UCLA Film & Television Archive's Research and Study Center (ARSC) is pleased to announce the recipient of the ARSC Student Research Award for the 2010-2011 academic year.  This award is made possible by a grant from the Myra Reinhard Family Foundation.

"Behind the Great Man: Female Screenwriters and Collaborative Authorship in Early Hollywood"

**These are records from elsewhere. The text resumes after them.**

# jyakaranda/A-LeGO-LOAM

Measured on AMD Instinct MI355X. Metric: scans/sec (16x1800 LiDAR) full IP->LO->LM loop, higher is better.
Workload: dtype f32/f64

## Files before the change

### a-lego-loam_amd/binding.py

```python
import ctypes as C
import os

import numpy as np

from .params import AlegoParams, AlegoPoint

_HERE = os.path.dirname(os.path.abspath(__file__))
_lib = None
_DT = {0: np.float32, 1: np.float64, 2: np.int32, 3: np.uint8}

EXPORTS = [
    "alego_create", "alego_destroy", "alego_last_error", "alego_device_count", "alego_params_sizeof",
    "alego_ip_process", "alego_lo_process", "alego_lm_process", "alego_scan_process",
    "alego_batch_load", "alego_batch_run", "alego_synchronize", "alego_batch_get_pose", "alego_batch_get_counts",
    "alego_stream", "alego_stream_groups", "alego_profile_enable", "alego_profile_report", "alego_set_lo_params", "alego_set_lm_params", "alego_debug_get", "alego_debug_voxel", "alego_debug_atan2f",
    "alego_lo_push_imu", "alego_lo_get_undistorted", "alego_pose_o2b", "alego_trajectory_enable", "alego_trajectory_get", "alego_debug_check_guards", "alego_debug_math", "alego_debug_std_sort", "alego_debug_eval_blocks", "alego_debug_transform_to_start", "alego_debug_set_option",
    "alego_lm_keyframe_count", "alego_lm_get_keyframe", "alego_lm_set_keypose", "alego_lm_reset_window", "alego_lm_apply_correction",
    "alego_lm_add_keyframe", "alego_pc2_to_points", "alego_replay_create", "alego_replay_load", "alego_replay_assign",
    "alego_dist_unique_id", "alego_dist_init", "alego_dist_shutdown", "alego_dist_allreduce_probe", "alego_stream_setup", "alego_stream_run",
    "alego_loop_detect", "alego_loop_closure_icp",
    "alego_bag_open", "alego_bag_close", "alego_bag_last_error", "alego_bag_topic_count", "alego_bag_topic_info", "alego_bag_message_count",
    "alego_bag_read_raw", "alego_bag_read_pc2", "alego_handle_lock", "alego_handle_unlock",
    "alego_map_enable", "alego_map_status", "alego_map_set_keyposes", "alego_map_get_keyframe", "alego_map_assemble", "alego_map_keyposes",
    "alego_lm_get_local_map", "alego_voxel_grid", "alego_write_pcd",
    "alego_map_get_stamps", "alego_map_set_stamps", "alego_loop_search", "alego_loop_constraint", "alego_debug_nn1",
    "alego_graph_enable", "alego_graph_status", "alego_graph_get_edges", "alego_graph_set_edges", "alego_graph_add_loops", "alego_graph_add_edge",
    "alego_graph_optimize", "alego_graph_get_estimate", "alego_graph_residuals",
    "alego_loc_select", "alego_loc_enable", "alego_loc_status",
    "alego_reloc_enable", "alego_loc_relocalize", "alego_reloc_descriptor", "alego_reloc_match", "alego_debug_reloc_search",
    "alego_loop_appearance_enable", "alego_loop_search_appearance", "alego_loop_appearance_candidates",
    "alego_map_align", "alego_map_align_queries", "alego_map_align_consensus", "alego_map_align_poses",
    "alego_map_move", "alego_map_merge", "alego_map_align_edge", "alego_map_merge_edges",
    "alego_map_thin", "alego_map_thin_select", "alego_map_thin_edges", "alego_debug_thin_select",
]

REPLAY_PINGPONG = 0x100
REPLAY_BAG = 0x200
MAP_SURF, MAP_CORNER, MAP_OUTLIER, MAP_FRAME_ID = 1, 2, 4, 8
ERR_CAPACITY, ERR_ARG = -3, -4
RELOC_MAX_CAND = 8
RELOC_SECTORS, RELOC_RINGS = 60, 20
ALIGN_MAX_QUERIES = 32
ALIGN_TOL_TRANS, ALIGN_TOL_ROT = 0.24, 0.0165
MERGE_COPY_ITEM = 1024
FLAG_LO_INIT, FLAG_FEW_SURF, FLAG_FEW_CORNER, FLAG_LM_SKIPPED, FLAG_LM_FEW_FEATURES, FLAG_LM_KEYFRAME = 1, 2, 4, 8, 16, 32


class ScanIn(C.Structure):
    _fields_ = [("pts", C.c_void_p), ("n", C.c_int32), ("stamp", C.c_double)]


class SegOut(C.Structure):
    _fields_ = [("seg", C.c_void_p), ("seg_cap", C.c_int32), ("m", C.c_int32),
                ("ground", C.c_void_p), ("col", C.c_void_p), ("range", C.c_void_p),
                ("ring_start", C.c_void_p), ("ring_end", C.c_void_p), ("orientation", C.c_float * 3),
                ("outlier", C.c_void_p), ("outlier_cap", C.c_int32), ("n_outlier", C.c_int32),
                ("label_image", C.c_void_p), ("stamp", C.c_double)]


class FeatOut(C.Structure):
    _fields_ = [("sharp", C.c_void_p), ("sharp_cap", C.c_int32), ("n_sharp", C.c_int32),
                ("less_sharp", C.c_void_p), ("less_sharp_cap", C.c_int32), ("n_less_sharp", C.c_int32),
                ("flat", C.c_void_p), ("flat_cap", C.c_int32), ("n_flat", C.c_int32),
                ("less_flat", C.c_void_p), ("less_flat_cap", C.c_int32), ("n_less_flat", C.c_int32),
                ("point_label", C.c_void_p)]


class Pose(C.Structure):
# ... 142 lines not shown


class Pc2Field(C.Structure):
    _fields_ = [("name", C.c_char_p), ("offset", C.c_uint32), ("datatype", C.c_uint8), ("count", C.c_uint32)]


def lib_path():
    return os.environ.get("ALEGO_LIB") or os.path.join(_HERE, "libalego_mi355x.so")
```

By Philip Leers.  View a PDF of the essay.


Abstract

This essay approaches the notion of authorship in early Hollywood cinema through studies of four female screenwriters: Frances Marion,June Mathis, Jeanie MacPherson, and Zoë Akins. During the silent era, female screenwriters outnumbered their male counterparts ten to one, and many of them achieved a considerable measure of influence within the industry and celebrity without. The contributions of these women have largely been written out of history, the victims of a combination of gender bias and the privileging of directors and stars as the loci of meaning-making in their films. This essay argues for a more expansive understanding of authorship which accounts for the collaboration between writers, directors, stars, and others, and each case study addresses a different problematic: Frances Marion’s writing for Mary Pickford raises the issue of authorship not just of film texts, but of star-as-text. The framing of June Mathis’ discovery of and scripts for Rudolph Valentino as a mother-son relationship evidences the film industry’s anxiety over the success of “othered” filmmakers.  Histories of Jeanne Macpherson’s partnership with Cecil B. DeMille reveal the extent of historians’ investment in the figure of the solitary male director. Zoë Akins scripts for Dorothy Arzner present an argument against the reinscription of auteur theory around a female director. Drawing from films, scripts, and other primary and secondary accounts of the filmmaking process, this essay highlights the creative input of a vital community of female screenwriter-collaborators in early Hollywood, and interrogates the various social and historical forces that have conspired to obscure their contributions to film history.


About the Author

Philip Leers is a 2nd year M.A. student in the Moving Image Archive Studies program at UCLA. He received his B.A. in Cinema and Media Studies from the University of Chicago, and holds an MA in Cinema Studies from the University of Toronto.  Upon completing his studies at UCLA, he will be serving as research associate in the time-based media collection at the Carnegie Museum of Art in Pittsburgh.